_TASK GOAL_
A single number is the whole answer: the count of lines in these entries that hold "else".

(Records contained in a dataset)
+ + + + +

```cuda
template <int EK>
__device__ __forceinline__ void epi_fast16(const Epi& e, float* stg, const float (&v)[16], int m0w, int nc, int M, int N, int lane,
                                           float* cs_tile, float* hacc) {
  if constexpr (EK == EK_GENERIC) {
    epi_chunk16(e, stg, v, m0w, nc, M, N, lane, cs_tile);
  } else if constexpr (EK == EK_FWD_HEAD) {
    const int col = nc + (lane & 3) * 4;
    const float4 b = ldg4(e.bias + col), hw = ldg4(e.head_w + col);
    float x[16];
    line_transpose(stg, v, lane, x);
#pragma unroll
    for (int it = 0; it < 4; ++it) {
      float p = softplus100(x[4 * it] + b.x) * hw.x;
      p = fmaf(softplus100(x[4 * it + 1] + b.y), hw.y, p);
      p = fmaf(softplus100(x[4 * it + 2] + b.z), hw.z, p);
      p = fmaf(softplus100(x[4 * it + 3] + b.w), hw.w, p);
      p += __shfl_xor_sync(0xFFFFFFFFu, p, 1);
      p += __shfl_xor_sync(0xFFFFFFFFu, p, 2);
      hacc[it] += p;
    }
  } else {
    if (M - m0w < 32 || N - nc < 16 || e.n_store - nc < 16) {
      epi_chunk16(e, stg, v, m0w, nc, M, N, lane, cs_tile);
      return;
    }
    const int col = nc + (lane & 3) * 4;
    const long long row = (long long)m0w + (lane >> 2);
    float u[16];
    float s[16];
    float4 b;
    if constexpr (EK == EK_GATE_FWD || EK == EK_TANGENT || EK == EK_REVERSE) {
      tile_load_bf16(e.aux_u.p + row * e.aux_u.ld + col, e.aux_u.ld, u);
      if constexpr (EK == EK_GATE_FWD) {
        if (e.aux_u_planes > 1) tile_load_bf16(e.aux_u.plane(1) + row * e.aux_u.ld + col, e.aux_u.ld, s);
      }
    }
    if constexpr (EK == EK_FWD_SOFTPLUS || EK == EK_FWD_RELU || EK == EK_FWD_NONE) b = ldg4(e.bias + col);
    if constexpr (EK == EK_TANGENT) {
      if (e.aux_q_bcast) {
        const float4 qb = ldg4(e.aux_q.f32() + col);
#pragma unroll
        for (int it = 0; it < 4; ++it) { s[4 * it] = qb.x; s[4 * it + 1] = qb.y; s[4 * it + 2] = qb.z; s[4 * it + 3] = qb.w; }
      } else {
        tile_load(e.aux_q, row, col, s);
      }
    }
    if constexpr (EK == EK_REVERSE) tile_load(e.aux_add, row, col, s);
    if constexpr (EK == EK_RELU_BWD) tile_load_bf16(e.aux_relu + row * e.ld_relu + col, e.ld_relu, u);
    float x[16], w[16];
    line_transpose(stg, v, lane, x);

    if constexpr (EK == EK_FWD_SOFTPLUS || EK == EK_FWD_RELU || EK == EK_FWD_NONE) {
      const float bb[4] = {b.x, b.y, b.z, b.w};
#pragma unroll
      for (int i = 0; i < 16; ++i) {
        const float t = x[i] + bb[i & 3];
        if constexpr (EK == EK_FWD_SOFTPLUS) w[i] = softplus100(t) * e.scale;
        else if constexpr (EK == EK_FWD_RELU) w[i] = fmaxf(t, 0.0f) * e.scale;
        else w[i] = t * e.scale;
      }
    }
    if constexpr (EK == EK_REVERSE || EK == EK_RELU_BWD) {
      if (e.rowvec) {
        const float4 c = ldg4(e.colvec + col);
        const float cc[4] = {c.x, c.y, c.z, c.w};
#pragma unroll
        for (int it = 0; it < 4; ++it) {
          const float rv = __ldg(e.rowvec + row + it * 8);
#pragma unroll
          for (int k = 0; k < 4; ++k) x[4 * it + k] = fmaf(rv, cc[k], x[4 * it + k]);
        }
      }
    }
    if constexpr (EK == EK_GATE_FWD) tile_store(e.out_pre, row, col, x);
    if constexpr (EK == EK_GATE_FWD || EK == EK_TANGENT || EK == EK_REVERSE) {
      if constexpr (EK == EK_GATE_FWD) {
        if (e.aux_u_planes > 1) {
#pragma unroll
          for (int i = 0; i < 16; ++i) u[i] += s[i];
        }
      }
      for (int pl = EK == EK_GATE_FWD ? 2 : 1; pl < e.aux_u_planes; ++pl) {
        float t[16];
        tile_load_bf16(e.aux_u.plane(pl) + row * e.aux_u.ld + col, e.aux_u.ld, t);
#pragma unroll
        for (int i = 0; i < 16; ++i) u[i] += t[i];
      }
      const float kk = NRW_GATE_K * e.aux_u_scale, sc = e.scale;
      if constexpr (EK == EK_TANGENT) {
        const float sc100 = 100.0f * sc;
#pragma unroll
        for (int i = 0; i < 16; ++i) {
          const float ee = mufu_ex2(u[i] * kk);
          const float s1 = 1.0f - ee;
          const float xs = x[i] * s1;
          w[i] = xs * sc;
          s[i] = (xs * s[i]) * (ee * sc100);
        }
        tile_store(e.out2, row, col, s);
      } else if constexpr (EK == EK_REVERSE) {
#pragma unroll
        for (int i = 0; i < 16; ++i) {
          const float ee = mufu_ex2(u[i] * kk);
          w[i] = fmaf(x[i], fmaf(-sc, ee, sc), s[i]);
        }
      } else {
#pragma unroll
        for (int i = 0; i < 16; ++i) {
          const float ee = mufu_ex2(u[i] * kk);
          w[i] = x[i] * fmaf(-sc, ee, sc);
        }
      }
    }
    if constexpr (EK == EK_RELU_BWD) {
#pragma unroll
      for (int i = 0; i < 16; ++i) w[i] = u[i] > 0.0f ? x[i] * e.scale : 0.0f;
    }
    if constexpr (EK == EK_REVERSE || EK == EK_RELU_BWD) {
      if (cs_tile) line_colsum_add(w, lane, cs_tile);
    }
    if constexpr (EK == EK_TANGENT) {
      if (e.out_f32) tile_store_f32(e.out_f32 + row * e.ld_f32 + col, e.ld_f32, w);
    }
    for (int pl = 0; pl < e.n_planes; ++pl) {
      uint32_t pk[8];
      if (pl + 1 < e.n_planes) split_plane<16>(w, pk);
      else pack_bf16(w, pk);
      tile_store_bf16(e.out_pl.plane(pl) + row * e.out_pl.ld + col, e.out_pl.ld, pk);
    }
  }
}

}
```

### neuralrecon-w_b200/csrc/epilogue_tc.cuh

```cuda
#pragma once
#include "epilogue.cuh"

namespace nrw {

struct LineLayout {
  int sl;
  int r0;
  int rows_valid;
  bool full;
};

__device__ __forceinline__ bool aligned16(const void* p) { return (reinterpret_cast<uintptr_t>(p) & 15) == 0; }
__device__ __forceinline__ bool aligned8(const void* p) { return (reinterpret_cast<uintptr_t>(p) & 7) == 0; }

__device__ __forceinline__ void line_transpose(float* stg, const float (&v)[16], int lane, float (&x)[16]) {
  const int sl = lane & 3, r0 = lane >> 2;
#pragma unroll
  for (int s = 0; s < 4; ++s)
    *reinterpret_cast<float4*>(stg + lane * 16 + ((s ^ ((lane >> 1) & 3)) << 2)) = make_float4(v[4 * s], v[4 * s + 1], v[4 * s + 2], v[4 * s + 3]);
  __syncwarp();
#pragma unroll
  for (int it = 0; it < 4; ++it) {
    const int rr = it * 8 + r0;
    const float4 t = *reinterpret_cast<const float4*>(stg + rr * 16 + ((sl ^ ((rr >> 1) & 3)) << 2));
    x[4 * it] = t.x; x[4 * it + 1] = t.y; x[4 * it + 2] = t.z; x[4 * it + 3] = t.w;
  }
  __syncwarp();
}

__device__ __forceinline__ float4 ldg4(const float* p) {
  float4 v;
  asm volatile("ld.global.nc.L2::256B.v4.f32 {%0, %1, %2, %3}, [%4];" : "=f"(v.x), "=f"(v.y), "=f"(v.z), "=f"(v.w) : "l"(p));
  return v;
}
__device__ __forceinline__ uint2 ldg2u(const bf16* p) {
  uint2 v;
  asm volatile("ld.global.nc.L2::256B.v2.u32 {%0, %1}, [%2];" : "=r"(v.x), "=r"(v.y) : "l"(p));
  return v;
}

__device__ __forceinline__ void tile_load_f32(const float* p, long long ld, float (&o)[16]) {
#pragma unroll
  for (int it = 0; it < 4; ++it) {
    const float4 t = ldg4(p + it * 8 * ld);
    o[4 * it] = t.x; o[4 * it + 1] = t.y; o[4 * it + 2] = t.z; o[4 * it + 3] = t.w;
  }
}
__device__ __forceinline__ void tile_load_bf16(const bf16* p, long long ld, float (&o)[16]) {
#pragma unroll
  for (int it = 0; it < 4; ++it) {
    const uint2 t = ldg2u(p + it * 8 * ld);
    o[4 * it] = __uint_as_float(t.x << 16); o[4 * it + 1] = __uint_as_float(t.x & 0xFFFF0000u);
    o[4 * it + 2] = __uint_as_float(t.y << 16); o[4 * it + 3] = __uint_as_float(t.y & 0xFFFF0000u);
  }
}
__device__ __forceinline__ void tile_store_f32(float* p, long long ld, const float (&o)[16]) {
#pragma unroll
  for (int it = 0; it < 4; ++it)
    *reinterpret_cast<float4*>(p + it * 8 * ld) = make_float4(o[4 * it], o[4 * it + 1], o[4 * it + 2], o[4 * it + 3]);
}
__device__ __forceinline__ void tile_store_bf16(bf16* p, long long ld, const uint32_t (&pk)[8]) {
#pragma unroll
  for (int it = 0; it < 4; ++it) *reinterpret_cast<uint2*>(p + it * 8 * ld) = make_uint2(pk[2 * it], pk[2 * it + 1]);
}
__device__ __forceinline__ void pack_bf16(const float (&w)[16], uint32_t (&pk)[8]) {
#pragma unroll
  for (int t = 0; t < 8; ++t) {
    const __nv_bfloat162 h = __floats2bfloat162_rn(w[2 * t], w[2 * t + 1]);
    pk[t] = *reinterpret_cast<const uint32_t*>(&h);
  }
}
__device__ __forceinline__ void tile_load(const SideStream& s, long long row, int col, float (&o)[16]) {
  if (s.is_bf16()) tile_load_bf16(s.h() + row * s.ld + col, s.ld, o);
  else tile_load_f32(s.f32() + row * s.ld + col, s.ld, o);
}
__device__ __forceinline__ void tile_store(const SideStream& s, long long row, int col, const float (&o)[16]) {
  if (s.is_bf16()) {
    uint32_t pk[8];
    pack_bf16(o, pk);
    tile_store_bf16(s.h() + row * s.ld + col, s.ld, pk);
  } else {
    tile_store_f32(s.f32() + row * s.ld + col, s.ld, o);
  }
}
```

+ + + + +

_FINISHED TASK_
10